Stored data entries:
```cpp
template <int D>
struct PG {
    static constexpr int NT = D / 16;
    static constexpr int KC = D / 32;
    static constexpr int SLOT_BYTES = NT * 1024;
    static constexpr int NS = D == 384 ? 5 : 4;
    static constexpr int RING = NS * SLOT_BYTES;
    static constexpr int PF = D == 384 ? 6 : 4;
    static constexpr int NVEC = 9;
    static constexpr int LDS = RING + NVEC * D * 4;
};

__device__ __forceinline__ half8 frag_read(unsigned lds_addr, int off) {
    half8 r;
    asm volatile("ds_read_b128 %0, %1 offset:%2" : "=v"(r) : "v"(lds_addr), "n"(0) : "memory");
    (void)off;
    return r;
}
template <int OFF>
__device__ __forceinline__ void frag_read_to(half8& r, unsigned lds_addr) {
    asm volatile("ds_read_b128 %0, %1 offset:%2" : "=v"(r) : "v"(lds_addr), "n"(OFF));
}
template <int N>
__device__ __forceinline__ void frag_wait(half8& r) {
    asm volatile("s_waitcnt lgkmcnt(%1)" : "+v"(r) : "n"(N));
}

template <int NF, int PF, int TM, int RFI, typename F, typename R>
__device__ __forceinline__ void stream_frags(const char* base, F&& body, R&& refill) {
    static_assert(NF * 1024 <= 65536 && PF >= 1 && PF <= 8, "ds_read offset field");
    const unsigned la = (unsigned)(uintptr_t)(lptr_t)const_cast<char*>(base);
    half8 q[PF];
    [&]<int... I>(std::integer_sequence<int, I...>) { (frag_read_to<I * 1024>(q[I], la), ...); }(std::make_integer_sequence<int, PF>{});
    [&]<int... Fi>(std::integer_sequence<int, Fi...>) {
        ([&] {
            constexpr int f = Fi;
            constexpr int pending = (NF - f < PF ? NF - f : PF) - 1;
            frag_wait<pending>(q[f % PF]);
            const half8 w = q[f % PF];
            body(f, w);
            if constexpr (f + PF < NF) frag_read_to<(f + PF) * 1024>(q[f % PF], la);
            if constexpr (f % RFI == RFI - 1) refill(f / RFI);
            __builtin_amdgcn_sched_barrier(0);
        }(), ...);
    }(std::make_integer_sequence<int, NF>{});
}

__device__ __forceinline__ void mfma_v(float4v& c, const half8 a, const half8 b) {
    asm volatile("v_mfma_f32_16x16x32_f16 %0, %1, %2, %0" : "+v"(c) : "v"(a), "v"(b));
}
__device__ __forceinline__ void mfma_guard(float4v (&a)[4][2]) {
    asm volatile("s_nop 15\n\ts_nop 3"
                 : "+v"(a[0][0]), "+v"(a[0][1]), "+v"(a[1][0]), "+v"(a[1][1]), "+v"(a[2][0]), "+v"(a[2][1]), "+v"(a[3][0]), "+v"(a[3][1]));
}
__device__ __forceinline__ void mfma_guard(float4v (&a)[4][1]) {}
template <int NF, typename F, typename R>
__device__ __forceinline__ void stream_frags_asm(const char* base, F&& body, R&& refill) {
    static_assert(NF % 4 == 0, "fragment groups of 4");
    half8 q[2][4];
#pragma unroll
    for (int i = 0; i < 4; ++i) q[0][i] = *reinterpret_cast<const half8*>(base + i * 1024);
#pragma unroll
    for (int g = 0; g < NF / 4; ++g) {
        if (g + 1 < NF / 4) {
#pragma unroll
            for (int i = 0; i < 4; ++i) q[(g + 1) & 1][i] = *reinterpret_cast<const half8*>(base + ((g + 1) * 4 + i) * 1024);
        }
        __builtin_amdgcn_sched_barrier(0);
#pragma unroll
        for (int i = 0; i < 4; ++i) body(g * 4 + i, q[g & 1][i]);
        refill(g);
        __builtin_amdgcn_sched_barrier(0);
    }
}

enum { V_AF = 0, V_BF = 1, V_GA = 2, V_GF = 3, V_AA = 4, V_BA = 5, V_BS = 6, V_AN = 7, V_BN = 8 };

template <int D, bool GATED, int TM>
__global__ __launch_bounds__(128 / (16 * TM) * 64, 128 / (16 * TM) / 4) void dit_panel_kernel(const PanelParams p) {
    using G = PG<D>;
    constexpr int NT = G::NT, KC = G::KC, NS = G::NS, PF = G::PF;
    constexpr int NW = 128 / (16 * TM), NTHR = NW * 64, DPS = NT / NW, RFI = NT / DPS;
    constexpr bool ASM_SIDE = D == 512 && TM == 2;
    extern __shared__ __attribute__((aligned(16))) char smem[];
    float* vec = reinterpret_cast<float*>(smem + G::RING);

    const int tid = threadIdx.x, lane = tid & 63;
    const int wave = __builtin_amdgcn_readfirstlane(tid >> 6);
    const int fr = lane & 15, fq = lane >> 4;
    const int m0 = blockIdx.x * 128 + wave * (16 * TM);

    for (int c = tid; c < D; c += NTHR) {
        const float one = p.add_one ? 1.f : 0.f;
        vec[V_AF * D + c] = p.g_ffn ? p.g_ffn[c] * (p.w_f ? one + p.w_f[c] : 1.f) : 0.f;
        vec[V_BF * D + c] = p.b_f ? p.b_f[c] : 0.f;
        vec[V_GA * D + c] = p.gate_a ? p.gate_a[c] : 1.f;
        vec[V_GF * D + c] = p.gate_f ? p.gate_f[c] : 1.f;
        vec[V_AA * D + c] = p.g_attn ? p.g_attn[c] * (p.w_a ? one + p.w_a[c] : 1.f) : 0.f;
        vec[V_BA * D + c] = p.b_a ? p.b_a[c] : 0.f;
        vec[V_BS * D + c] = p.bskip ? p.bskip[c] : 0.f;
        vec[V_AN * D + c] = p.g_fin ? p.g_fin[c] * (p.w_fin ? one + p.w_fin[c] : 1.f) : 0.f;
        vec[V_BN * D + c] = p.b_fin ? p.b_fin[c] : 0.f;
    }
    __syncthreads();

    const char* wsrc = reinterpret_cast<const char*>(p.wstream) + wave * (G::SLOT_BYTES / NW) + lane * 16;
    int s_next = 0, stage = 0, fill = NS - 1, s_issued = 0;
    auto piece = [&](const char* src, char* dst, int i) {
// ... 508 lines not shown
```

Action item:
Output all of the records above exactly as they appear.

Answer space:
```cpp
template <int D>
struct PG {
    static constexpr int NT = D / 16;
    static constexpr int KC = D / 32;
    static constexpr int SLOT_BYTES = NT * 1024;
    static constexpr int NS = D == 384 ? 5 : 4;
    static constexpr int RING = NS * SLOT_BYTES;
    static constexpr int PF = D == 384 ? 6 : 4;
    static constexpr int NVEC = 9;
    static constexpr int LDS = RING + NVEC * D * 4;
};

__device__ __forceinline__ half8 frag_read(unsigned lds_addr, int off) {
    half8 r;
    asm volatile("ds_read_b128 %0, %1 offset:%2" : "=v"(r) : "v"(lds_addr), "n"(0) : "memory");
    (void)off;
    return r;
}
template <int OFF>
__device__ __forceinline__ void frag_read_to(half8& r, unsigned lds_addr) {
    asm volatile("ds_read_b128 %0, %1 offset:%2" : "=v"(r) : "v"(lds_addr), "n"(OFF));
}
template <int N>
__device__ __forceinline__ void frag_wait(half8& r) {
    asm volatile("s_waitcnt lgkmcnt(%1)" : "+v"(r) : "n"(N));
}

template <int NF, int PF, int TM, int RFI, typename F, typename R>
__device__ __forceinline__ void stream_frags(const char* base, F&& body, R&& refill) {
    static_assert(NF * 1024 <= 65536 && PF >= 1 && PF <= 8, "ds_read offset field");
    const unsigned la = (unsigned)(uintptr_t)(lptr_t)const_cast<char*>(base);
    half8 q[PF];
    [&]<int... I>(std::integer_sequence<int, I...>) { (frag_read_to<I * 1024>(q[I], la), ...); }(std::make_integer_sequence<int, PF>{});
    [&]<int... Fi>(std::integer_sequence<int, Fi...>) {
        ([&] {
            constexpr int f = Fi;
            constexpr int pending = (NF - f < PF ? NF - f : PF) - 1;
            frag_wait<pending>(q[f % PF]);
            const half8 w = q[f % PF];
            body(f, w);
            if constexpr (f + PF < NF) frag_read_to<(f + PF) * 1024>(q[f % PF], la);
            if constexpr (f % RFI == RFI - 1) refill(f / RFI);
            __builtin_amdgcn_sched_barrier(0);
        }(), ...);
    }(std::make_integer_sequence<int, NF>{});
}

__device__ __forceinline__ void mfma_v(float4v& c, const half8 a, const half8 b) {
    asm volatile("v_mfma_f32_16x16x32_f16 %0, %1, %2, %0" : "+v"(c) : "v"(a), "v"(b));
}
__device__ __forceinline__ void mfma_guard(float4v (&a)[4][2]) {
    asm volatile("s_nop 15\n\ts_nop 3"
                 : "+v"(a[0][0]), "+v"(a[0][1]), "+v"(a[1][0]), "+v"(a[1][1]), "+v"(a[2][0]), "+v"(a[2][1]), "+v"(a[3][0]), "+v"(a[3][1]));
}
__device__ __forceinline__ void mfma_guard(float4v (&a)[4][1]) {}
template <int NF, typename F, typename R>
__device__ __forceinline__ void stream_frags_asm(const char* base, F&& body, R&& refill) {
    static_assert(NF % 4 == 0, "fragment groups of 4");
    half8 q[2][4];
#pragma unroll
    for (int i = 0; i < 4; ++i) q[0][i] = *reinterpret_cast<const half8*>(base + i * 1024);
#pragma unroll
    for (int g = 0; g < NF / 4; ++g) {
        if (g + 1 < NF / 4) {
#pragma unroll
            for (int i = 0; i < 4; ++i) q[(g + 1) & 1][i] = *reinterpret_cast<const half8*>(base + ((g + 1) * 4 + i) * 1024);
        }
        __builtin_amdgcn_sched_barrier(0);
#pragma unroll
        for (int i = 0; i < 4; ++i) body(g * 4 + i, q[g & 1][i]);
        refill(g);
        __builtin_amdgcn_sched_barrier(0);
    }
}

enum { V_AF = 0, V_BF = 1, V_GA = 2, V_GF = 3, V_AA = 4, V_BA = 5, V_BS = 6, V_AN = 7, V_BN = 8 };

template <int D, bool GATED, int TM>
__global__ __launch_bounds__(128 / (16 * TM) * 64, 128 / (16 * TM) / 4) void dit_panel_kernel(const PanelParams p) {
    using G = PG<D>;
    constexpr int NT = G::NT, KC = G::KC, NS = G::NS, PF = G::PF;
    constexpr int NW = 128 / (16 * TM), NTHR = NW * 64, DPS = NT / NW, RFI = NT / DPS;
    constexpr bool ASM_SIDE = D == 512 && TM == 2;
    extern __shared__ __attribute__((aligned(16))) char smem[];
    float* vec = reinterpret_cast<float*>(smem + G::RING);

    const int tid = threadIdx.x, lane = tid & 63;
    const int wave = __builtin_amdgcn_readfirstlane(tid >> 6);
    const int fr = lane & 15, fq = lane >> 4;
    const int m0 = blockIdx.x * 128 + wave * (16 * TM);

    for (int c = tid; c < D; c += NTHR) {
        const float one = p.add_one ? 1.f : 0.f;
        vec[V_AF * D + c] = p.g_ffn ? p.g_ffn[c] * (p.w_f ? one + p.w_f[c] : 1.f) : 0.f;
        vec[V_BF * D + c] = p.b_f ? p.b_f[c] : 0.f;
        vec[V_GA * D + c] = p.gate_a ? p.gate_a[c] : 1.f;
        vec[V_GF * D + c] = p.gate_f ? p.gate_f[c] : 1.f;
        vec[V_AA * D + c] = p.g_attn ? p.g_attn[c] * (p.w_a ? one + p.w_a[c] : 1.f) : 0.f;
        vec[V_BA * D + c] = p.b_a ? p.b_a[c] : 0.f;
        vec[V_BS * D + c] = p.bskip ? p.bskip[c] : 0.f;
        vec[V_AN * D + c] = p.g_fin ? p.g_fin[c] * (p.w_fin ? one + p.w_fin[c] : 1.f) : 0.f;
        vec[V_BN * D + c] = p.b_fin ? p.b_fin[c] : 0.f;
    }
    __syncthreads();

    const char* wsrc = reinterpret_cast<const char*>(p.wstream) + wave * (G::SLOT_BYTES / NW) + lane * 16;
    int s_next = 0, stage = 0, fill = NS - 1, s_issued = 0;
    auto piece = [&](const char* src, char* dst, int i) {
// ... 508 lines not shown
```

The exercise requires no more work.